Separating an audio signal’s pitched and unpitched frequency components

Ben Vining

Hello everyone,

I am trying to work on a way to separate an audio signal’s pitched and unpitched frequency components, so that I can process them separately in real time. Ideally, something within an FFT would be amazing.

I have read up on the subject, and I’ve found lots of very advanced mathematical algorithms that can be done with the amplitude values of each frequency bin, and the thing that concerns me about trying this approach is that I believe you would have to write all your amplitude values to a buffer~ before you can do your analysis, which to me sounds like a nightmare to try and write, compute, resynthesize, rewrite, etc in real time without things getting mucked up.

The end goal is to apply this analysis technique to the modulator input signal of a vocal harmonizer, that way I can make sure the only frequencies being shifted are the pitched portions of the signal, and I can process the noise portions differently.
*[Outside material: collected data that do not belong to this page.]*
int pptk_rx_set_tuning(struct pptk_rx_ctx *c, int variant, int flags) {
  if (!c || variant < -1 || variant >= RX_NVARIANTS || flags < -1) return -EINVAL;
  if (flags >= 0 && ((uint32_t)flags & ~kTuneMask)) return -EINVAL;
  c->forced_variant = variant;
  const int rx = flags < 0 ? -1 : flags & ~PPTK_RX_TUNE_PERMIT_PASSES;
  c->forced_flags = flags >= 0 && rx == 0 && (flags & PPTK_RX_TUNE_PERMIT_PASSES) ? -1 : rx;
  c->permit_passes = flags >= 0 && (flags & PPTK_RX_TUNE_PERMIT_PASSES);
  return 0;
}

static constexpr int kSePerXcc = 4;

int pptk_rx_stream_split(struct pptk_rx_ctx *c, int coll_cus, void **rx_stream,
                         void **coll_stream) {
  if (!c || coll_cus < 0) return -EINVAL;
  if (coll_cus == 0) {
    if (rx_stream) *rx_stream = nullptr;
    if (coll_stream) *coll_stream = nullptr;
    c->coll_cus = 0;
    return 0;
  }
  if (!rx_stream || !coll_stream) return -EINVAL;
  *rx_stream = *coll_stream = nullptr;
  if (c->split_coll && c->split_cus == coll_cus) {
    *rx_stream = c->split_rx;
    *coll_stream = c->split_coll;
    c->coll_cus = coll_cus;
    return 0;
  }
  if (ctx_comm_slot(c)->load(std::memory_order_acquire) != nullptr) return -EBUSY;
  DeviceScope dg(c->device);
  if (!dg.ok) return -EIO;
  int nxcc = 1;
  if (hipDeviceGetAttribute(&nxcc, hipDeviceAttributeNumberOfXccs, c->device) != hipSuccess ||
      nxcc < 1)
    nxcc = 1;
  if (coll_cus % (nxcc * kSePerXcc) || coll_cus >= c->ncu || c->ncu % nxcc) return -EINVAL;
  std::vector<uint32_t> rx((c->ncu + 31) / 32, 0), coll(rx.size(), 0);
  for (int i = 0; i < c->ncu; ++i) (i >= c->ncu - coll_cus ? coll : rx)[i / 32] |= 1u << (i % 32);
  hipStream_t a = nullptr, b = nullptr;
  if (hipExtStreamCreateWithCUMask(&a, (uint32_t)rx.size(), rx.data()) != hipSuccess) return -EIO;
  if (hipExtStreamCreateWithCUMask(&b, (uint32_t)coll.size(), coll.data()) != hipSuccess) {
    (void)hipStreamDestroy(a);
    return -EIO;
  }
  drop_split_streams(c);
  {
    std::lock_guard<std::mutex> g(g_split_mu);
    g_split_owned[a] = c;
    g_split_owned[b] = c;
    g_split_retired.erase(a);
    g_split_retired.erase(b);
  }
  c->split_rx = a;
  c->split_coll = b;
  c->split_cus = coll_cus;
  *rx_stream = a;
  *coll_stream = b;
  c->coll_cus = coll_cus;
  return 0;
}

int pptk_rx_stream_destroy(void *stream) {
  if (!stream) return -EINVAL;
  const hipStream_t s = (hipStream_t)stream;
  {
    std::lock_guard<std::mutex> g(g_split_mu);
    if (g_split_owned.count(s)) return -EBUSY;
    if (g_split_retired.erase(s)) return 0;
  }
  return hip_err(hipStreamDestroy(s));
}

int pptk_rx_variant_count(void) { return RX_NVARIANTS; }

int pptk_rx_last_variant(const struct pptk_rx_ctx *c) { return c ? c->last_variant : -1; }

size_t pptk_rx_permit_scratch_bytes(uint64_t n, uint32_t hash_size) {
  if (hash_size == 0 || (hash_size & (hash_size - 1)) || n > 0xffffffffull) return 0;
  return permit_scratch_bytes(n, hash_size);
}

static int permit_common(struct pptk_rx_ctx *c, const struct pptk_rx_rec *d_recs,
                         const struct pptk_rx_rec32 *d_recs32, const uint32_t *d_keys,
                         uint64_t n, int family, const uint8_t *d_subject, uint32_t *d_tokens,
                         uint8_t *d_verdict, void *d_scratch, void *stream) {
  if (!c || (family != 4 && family != 6) || n > 0xffffffffull) return -EINVAL;
  if ((family == 4 && !c->opts.iphash_bits4) || (family == 6 && !c->opts.iphash_bits6))
    return -EINVAL;
  const uint32_t hs = c->opts.iphash_size;
  if (hs == 0 || (hs & (hs - 1))) return -EINVAL;
  if (n == 0) return 0;
  if ((!d_recs && !d_recs32 && !d_keys) || !d_tokens || !d_verdict || !d_scratch) return -EINVAL;
  DeviceScope dg(c->device);
  if (!dg.ok) return -EIO;
  PermitArgs a{};
  a.recs = d_recs32 || d_keys ? nullptr : d_recs;
  a.recs32 = d_keys ? nullptr : d_recs32;
  a.keys_in = d_keys;
  a.n = n;
  a.subject = d_subject;
  a.tokens = d_tokens;
  a.verdict = d_verdict;
  a.hash_size = hs;
  a.family = family;
  a.ncu = c->ncu - c->coll_cus;
  a.force_passes =
      c->permit_passes || (env_tune() >= 0 && (env_tune() & PPTK_RX_TUNE_PERMIT_PASSES)) ? 1 : 0;
  return hip_err(launch_permit(a, d_scratch, (hipStream_t)stream));
}

int pptk_rx_permit_status(struct pptk_rx_ctx *c, const void *d_scratch, void *stream) {
  if (!c || !d_scratch) return -EINVAL;
  DeviceScope dg(c->device);
  if (!dg.ok) return -EIO;
  return permit_status(d_scratch, (hipStream_t)stream);
}

int pptk_rx_permit_device(struct pptk_rx_ctx *c, const struct pptk_rx_rec *d_recs,
                          const struct pptk_rx_rec32 *d_recs32, uint64_t n, int family,
                          const uint8_t *d_subject, uint32_t *d_tokens, uint8_t *d_verdict,
                          void *d_scratch, void *stream) {
  if (!d_recs && !d_recs32) return -EINVAL;
  return permit_common(c, d_recs, d_recs32, nullptr, n, family, d_subject, d_tokens, d_verdict,
                       d_scratch, stream);
}
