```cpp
inline MergePlan merge_plan(const MergeCall &c, const MergeSwitches &sw)
{
    MergePlan m;
    m.sorted = !c.generic && (c.from_k || c.monotone);
    m.nodiv = m.sorted && c.G >= 2 && c.w00 < c.g_ord1 && !sw.walk_records;
    m.nobox = m.nodiv && !c.from_k && !c.has_boxed && !sw.load_boxtests;
    m.keys32 = m.nodiv && (sw.keys != 0 ? sw.keys : c.merge_keys) == 32;
    const bool trimmed = m.nodiv && !sw.legacy && !m.keys32;
    m.opt = !trimmed ? 0 : c.delg_f32 ? kMergeOpt : (kMergeOpt & ~kOptTable);
    const bool table = (m.opt & kOptTable) != 0;

    const int max_per_cu = sw.waves_per_cu >= 1 && sw.waves_per_cu < kMaxBlockWaves ? sw.waves_per_cu : kMaxBlockWaves;
    const size_t wave_bytes = (size_t)merge_wave_rows(c.G, m.opt) * kWave * sizeof(double);
    const long ntiles = (long)c.n_models * (c.Wpad / kWave) * c.L;
    if (table) {
        const size_t shared_bytes = kMergeLdsTables + weight_table_bytes(c.G);
        const int fit = (int)((kCuLdsBytes - shared_bytes) / wave_bytes);
        m.nwaves = fit < max_per_cu ? fit : max_per_cu;
        m.lds = shared_bytes + (size_t)m.nwaves * wave_bytes;
        const long per_cu = merge_grid(c.num_cus, m.lds, 1, ntiles), needed = (ntiles + m.nwaves - 1) / m.nwaves;
        m.grid = per_cu < needed ? per_cu : needed;
    } else {
        m.nwaves = 1;
        m.lds = m.keys32 ? c.lds32 : wave_bytes + kMergeLdsTables + (m.sorted ? 0 : (size_t)2 * c.G * kWave);
        m.grid = merge_grid(c.num_cus, (m.lds + kLdsGranule - 1) / kLdsGranule * kLdsGranule, max_per_cu, ntiles);
    }
    m.scratch_bytes_per_block = (size_t)m.nwaves * 6 * c.G * kWave * sizeof(double);

    m.lane_rows = m.opt != 0 && (long)c.n_models * c.L < (1L << 24) && sw.lanes != MergeSwitches::kLanesWavenumbers;
    m.lane_nv = m.opt == 0 ? 0 : sw.lanes == MergeSwitches::kLanesPairs ? kLaneNV : 1;
    m.rowmajor = table && !sw.rowmajor_off;
    m.gfast = m.lane_rows && !c.from_k && c.gfast_copy && c.W == c.table_W && c.Wpad == c.table_Wpad && c.G == c.table_G &&
              c.S == c.table_S && !sw.layout_wave;
    m.order = m.rowmajor && m.lane_rows && m.lane_nv == 1 && merge_list_len(c.G) >= kMergeOrderMinList && !sw.order_off;
    m.suffix = m.rowmajor && !sw.suffix_off && merge_list_len(c.G) >= kSuffixMinList;
    m.flags = (m.lane_rows ? kFlagLaneRows : 0) | (m.rowmajor ? kFlagRowMajor : 0) | (m.gfast ? kFlagTableGfast : 0) |
              (m.rowmajor && sw.suffix_off ? kFlagSuffixOff : 0);
    m.trims = m.opt | (m.lane_rows ? kOptLaneRows : 0) | (m.rowmajor ? kOptRowMajor : 0);
    m.group_width = m.lane_rows ? m.lane_nv : 0;
    return m;
}

}
```

### archnemesis_dist_amd/csrc/ansfm_overlap.hip

```cpp
#include "ansfm_overlap_kernels.hip.h"
#include "ansfm_merge32_launch.h"
#include "ansfm_ctx.hip.h"

namespace ansfm {

void merge_params(ansfm_ctx *ctx, OverlapParams &p, const double *kin, int W, int Wpad, int G, int S, int L, int n_models,
                  const LayerInterp *li, const double *amount, const double *del_g_dev, const double *del_g_host, double *tau)
{
    p.lnK = ctx->lnK.as<double>();
    p.kin = kin;
    p.li = li;
    p.amount = amount;
    p.del_g = del_g_dev;
    p.tau = tau;
    p.err_flag = ctx->d_flag.as<int>() + 1;
    p.tile_counter = reinterpret_cast<unsigned int *>(ctx->d_flag.as<int>() + kFlagTileCounter);
    p.W = W; p.Wpad = Wpad; p.G = G; p.NT = ctx->NT; p.S = S; p.L = L; p.n_models = n_models;
    p.delg_f32 = ctx->delg_f32;
    double acc = 0.0;
    float accf = 0.0f;
    p.g_ord[0] = 0.0;
    for (int g = 0; g < G; ++g) {
        if (ctx->delg_f32) { accf += (float)del_g_host[g]; p.g_ord[g + 1] = (double)accf; }
        else { acc += del_g_host[g]; p.g_ord[g + 1] = acc; }
    }
    p.g_ord[G] = 1.0;
    p.g_ord[G + 1] = __builtin_nan("");
}

int merge_launch_begin(ansfm_ctx *ctx, const OverlapParams &p, long grid, std::initializer_list<MergeWorkspace> workspaces)
{
    for (const MergeWorkspace &w : workspaces) HIPCHK(w.buf->reserve((size_t)grid * w.bytes_per_block));
    HIPCHK(hipMemsetAsync(p.tile_counter, 0, (8 + 2 * kMergeTotals) * sizeof(unsigned int), ctx->stream));
    return ANSFM_OK;
}

using MergeKernel = void (*)(OverlapParams, int, int);

template <int D, bool FK, bool W32>
static MergeKernel overlap_kernel_of(const MergePlan &m)
{
    constexpr int kTrimmed = W32 ? kMergeOpt : (kMergeOpt & ~kOptTable);
    if (m.opt == kTrimmed) return m.nobox ? k_ck_overlap<D, false, W32, true, true, true, kTrimmed> : k_ck_overlap<D, FK, W32, true, true, false, kTrimmed>;
    if (m.opt != 0) return nullptr;
    if (m.nodiv) return m.nobox ? k_ck_overlap<D, false, W32, true, true, true> : k_ck_overlap<D, FK, W32, true, true>;
    return m.sorted ? k_ck_overlap<D, FK, W32, true> : k_ck_overlap<D, FK, W32, false>;
}

template <bool FK>
static MergeKernel overlap_kernel_fk(const MergePlan &m, bool w32, int G)
// ... 6 lines not shown

static MergeKernel overlap_kernel(const MergePlan &m, bool from_k, bool w32, int G)
{
    return from_k ? overlap_kernel_fk<true>(m, w32, G) : overlap_kernel_fk<false>(m, w32, G);
}

int launch_overlap(ansfm_ctx *ctx, bool from_k, const double *kin, int W, int Wpad, int G, int S,
                   int L, int n_models, const LayerInterp *li, const double *amount,
                   const double *del_g_dev, const double *del_g_host, double *tau, bool generic)
{
    OverlapParams p;
    memset(&p, 0, sizeof p);
    merge_params(ctx, p, kin, W, Wpad, G, S, L, n_models, li, amount, del_g_dev, del_g_host, tau);
    const bool w32 = ctx->delg_f32 != 0;
    MergeCall c;
    c.from_k = from_k; c.generic = generic; c.monotone = ctx->monotone != 0; c.has_boxed = ctx->has_boxed != 0; c.delg_f32 = w32;
    c.merge_keys = ctx->merge_keys;
    c.G = G; c.S = S; c.W = W; c.Wpad = Wpad; c.L = L; c.n_models = n_models; c.num_cus = ctx->num_cus;
    c.w00 = w32 ? (double)((float)del_g_host[0] * (float)del_g_host[0]) : del_g_host[0] * del_g_host[0];
    c.g_ord1 = p.g_ord[1];
    c.gfast_copy = ctx->lnKg_bytes != 0 && !ctx->is_lbl;
    c.table_W = ctx->W; c.table_Wpad = ctx->Wpad; c.table_G = ctx->G; c.table_S = ctx->S;
    c.lds32 = overlap32_lds_bytes(G, w32);
    const MergePlan m = merge_plan(c, merge_switches_from_env());

    const int rc = merge_launch_begin(ctx, p, m.grid, {{&ctx->scratch, m.scratch_bytes_per_block}});
    if (rc) return rc;
    p.scratch = ctx->scratch.as<double>();
    if (m.gfast) p.lnKg = ctx->lnKg.as<double>();
    ctx->last_merge = m;
    ctx->last_merge_G = G;
    ctx->last_merge_ordered = false;
    ansfm_ctx::MergeHintKey key;
    bool valid = false;
    if (m.order) {
        key.source = from_k ? 0 : ctx->table_generation;
        key.W = W; key.Wpad = Wpad; key.R = n_models * L; key.S = S; key.G = G;
        HIPCHK(ctx->merge_hint.reserve((size_t)2 * Wpad));
        valid = key == ctx->merge_hint_key;
        if (!valid) HIPCHK(hipMemsetAsync(ctx->merge_hint.p, 0, (size_t)2 * Wpad, ctx->stream));
        p.hint_in = ctx->merge_hint.as<unsigned char>() + (size_t)ctx->merge_hint_parity * Wpad;
        p.hint_out = ctx->merge_hint.as<unsigned char>() + (size_t)(1 - ctx->merge_hint_parity) * Wpad;
    }
    if (m.keys32) {
        HIPCHK(launch_overlap32(p, from_k, (unsigned)m.grid, ctx->stream));
        return ANSFM_OK;
// ... 22 lines not shown
```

So I’m wondering if there is a simpler way to do this, for my desired application. Is it a job for gen~? Does anyone have any experience working with this kind of thing? 😁

double_UG

look at the "MuBu for Max" Package
http://ismm.ircam.fr/mubu/

Ben Vining

This paper proposes finding a signal’s component sinusoids, then determining if each sinusoid’s frequency is within the harmonic series of the sound’s fundamental frequency, to classify each component sinusoid as “pitched” or “unpitched”, then adjusting every individual frequency bin’s amplitude accordingly.

Ross’s suggestion of using vectral~ sounds like it may work — what about using vectral~ to find/track the signal’s component sinusoids as a list of resonant frequencies outside of fft~? Then you just compare each item in the list to the harmonic series for the signal’s fundamental frequency, to assign each sinusoid a 1 or 0, for pitched or unpitched. Then, inside the fft~, each frequency bin receives a 1 or 0 depending on which sinusoid that frequency bin is part of, and each bin’s amplitude is adjusted accordingly.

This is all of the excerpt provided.